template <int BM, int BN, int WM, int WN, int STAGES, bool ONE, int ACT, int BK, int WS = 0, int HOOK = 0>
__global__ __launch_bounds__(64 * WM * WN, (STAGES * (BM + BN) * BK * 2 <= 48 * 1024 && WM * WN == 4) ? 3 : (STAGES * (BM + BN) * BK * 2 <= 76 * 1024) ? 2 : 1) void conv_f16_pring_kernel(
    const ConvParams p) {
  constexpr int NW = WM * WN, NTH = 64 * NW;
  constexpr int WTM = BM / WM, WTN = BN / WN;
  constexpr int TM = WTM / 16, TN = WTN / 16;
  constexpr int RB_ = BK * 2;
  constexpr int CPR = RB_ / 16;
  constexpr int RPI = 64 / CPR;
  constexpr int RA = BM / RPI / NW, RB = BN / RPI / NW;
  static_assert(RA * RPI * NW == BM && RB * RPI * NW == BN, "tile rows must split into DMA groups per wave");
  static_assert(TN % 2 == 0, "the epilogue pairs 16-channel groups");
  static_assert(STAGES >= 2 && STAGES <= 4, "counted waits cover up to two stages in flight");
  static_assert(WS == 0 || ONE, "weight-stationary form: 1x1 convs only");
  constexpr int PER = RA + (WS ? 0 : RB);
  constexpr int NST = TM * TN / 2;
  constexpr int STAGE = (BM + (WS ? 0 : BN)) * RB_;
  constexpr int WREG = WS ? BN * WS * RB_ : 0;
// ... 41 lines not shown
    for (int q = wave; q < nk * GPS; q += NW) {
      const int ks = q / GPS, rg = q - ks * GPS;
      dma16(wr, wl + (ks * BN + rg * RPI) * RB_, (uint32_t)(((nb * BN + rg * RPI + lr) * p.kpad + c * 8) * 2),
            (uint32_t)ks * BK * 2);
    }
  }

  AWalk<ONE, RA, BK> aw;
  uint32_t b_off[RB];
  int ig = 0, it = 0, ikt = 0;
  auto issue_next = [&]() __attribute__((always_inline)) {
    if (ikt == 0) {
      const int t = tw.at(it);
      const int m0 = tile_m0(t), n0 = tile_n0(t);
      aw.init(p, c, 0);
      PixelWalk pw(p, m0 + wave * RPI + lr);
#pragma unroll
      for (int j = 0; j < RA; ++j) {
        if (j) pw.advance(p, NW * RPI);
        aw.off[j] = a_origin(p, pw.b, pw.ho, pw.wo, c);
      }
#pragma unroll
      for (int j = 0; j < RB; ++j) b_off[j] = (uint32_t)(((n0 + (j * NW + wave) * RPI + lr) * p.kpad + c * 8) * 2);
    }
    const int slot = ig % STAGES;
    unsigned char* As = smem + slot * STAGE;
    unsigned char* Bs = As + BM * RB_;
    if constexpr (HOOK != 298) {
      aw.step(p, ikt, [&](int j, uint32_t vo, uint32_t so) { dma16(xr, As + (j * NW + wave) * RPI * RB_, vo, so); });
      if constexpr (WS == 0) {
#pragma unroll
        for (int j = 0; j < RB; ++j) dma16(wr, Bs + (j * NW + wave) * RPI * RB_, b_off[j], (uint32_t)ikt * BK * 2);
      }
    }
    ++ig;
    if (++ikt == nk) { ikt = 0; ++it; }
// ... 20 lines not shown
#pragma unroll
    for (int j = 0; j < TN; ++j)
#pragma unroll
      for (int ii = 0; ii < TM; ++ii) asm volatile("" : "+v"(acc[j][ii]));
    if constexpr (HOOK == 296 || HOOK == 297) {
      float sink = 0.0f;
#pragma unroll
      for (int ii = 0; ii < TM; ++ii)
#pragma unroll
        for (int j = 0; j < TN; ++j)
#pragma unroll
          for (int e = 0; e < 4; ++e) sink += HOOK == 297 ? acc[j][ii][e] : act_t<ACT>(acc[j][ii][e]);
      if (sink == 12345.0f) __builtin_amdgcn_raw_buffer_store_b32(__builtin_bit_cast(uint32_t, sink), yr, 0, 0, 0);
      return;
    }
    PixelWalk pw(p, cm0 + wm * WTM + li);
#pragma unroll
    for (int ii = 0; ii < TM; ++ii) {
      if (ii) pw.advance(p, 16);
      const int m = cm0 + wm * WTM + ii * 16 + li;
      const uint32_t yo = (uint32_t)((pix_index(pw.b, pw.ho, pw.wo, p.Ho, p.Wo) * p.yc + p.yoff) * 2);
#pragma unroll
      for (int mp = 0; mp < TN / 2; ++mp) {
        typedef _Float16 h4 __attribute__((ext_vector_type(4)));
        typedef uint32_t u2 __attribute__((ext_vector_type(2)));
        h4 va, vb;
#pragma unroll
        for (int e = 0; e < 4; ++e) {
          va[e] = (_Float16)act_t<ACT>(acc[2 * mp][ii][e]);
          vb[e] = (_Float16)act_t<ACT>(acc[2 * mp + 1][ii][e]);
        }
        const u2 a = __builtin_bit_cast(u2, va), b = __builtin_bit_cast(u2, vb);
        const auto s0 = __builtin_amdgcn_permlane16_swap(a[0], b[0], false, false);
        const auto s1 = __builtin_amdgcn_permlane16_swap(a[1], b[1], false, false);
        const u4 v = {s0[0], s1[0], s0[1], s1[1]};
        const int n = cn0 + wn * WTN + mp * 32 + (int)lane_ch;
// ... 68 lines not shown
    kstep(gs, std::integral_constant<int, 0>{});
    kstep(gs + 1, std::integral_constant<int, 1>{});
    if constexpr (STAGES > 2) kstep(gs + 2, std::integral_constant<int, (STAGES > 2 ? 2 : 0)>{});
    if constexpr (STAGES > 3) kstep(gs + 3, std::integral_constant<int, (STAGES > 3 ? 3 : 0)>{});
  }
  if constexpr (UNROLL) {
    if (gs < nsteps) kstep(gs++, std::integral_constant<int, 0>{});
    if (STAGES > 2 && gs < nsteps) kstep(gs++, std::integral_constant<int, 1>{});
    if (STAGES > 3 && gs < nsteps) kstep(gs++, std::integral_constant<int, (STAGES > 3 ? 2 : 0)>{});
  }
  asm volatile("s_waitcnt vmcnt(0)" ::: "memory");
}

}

──────────────────────────────

— Task details —
Identify the lines in the entries that hold "char" and return each one.

— Response below —
    unsigned char* As = smem + slot * STAGE;
    unsigned char* Bs = As + BM * RB_;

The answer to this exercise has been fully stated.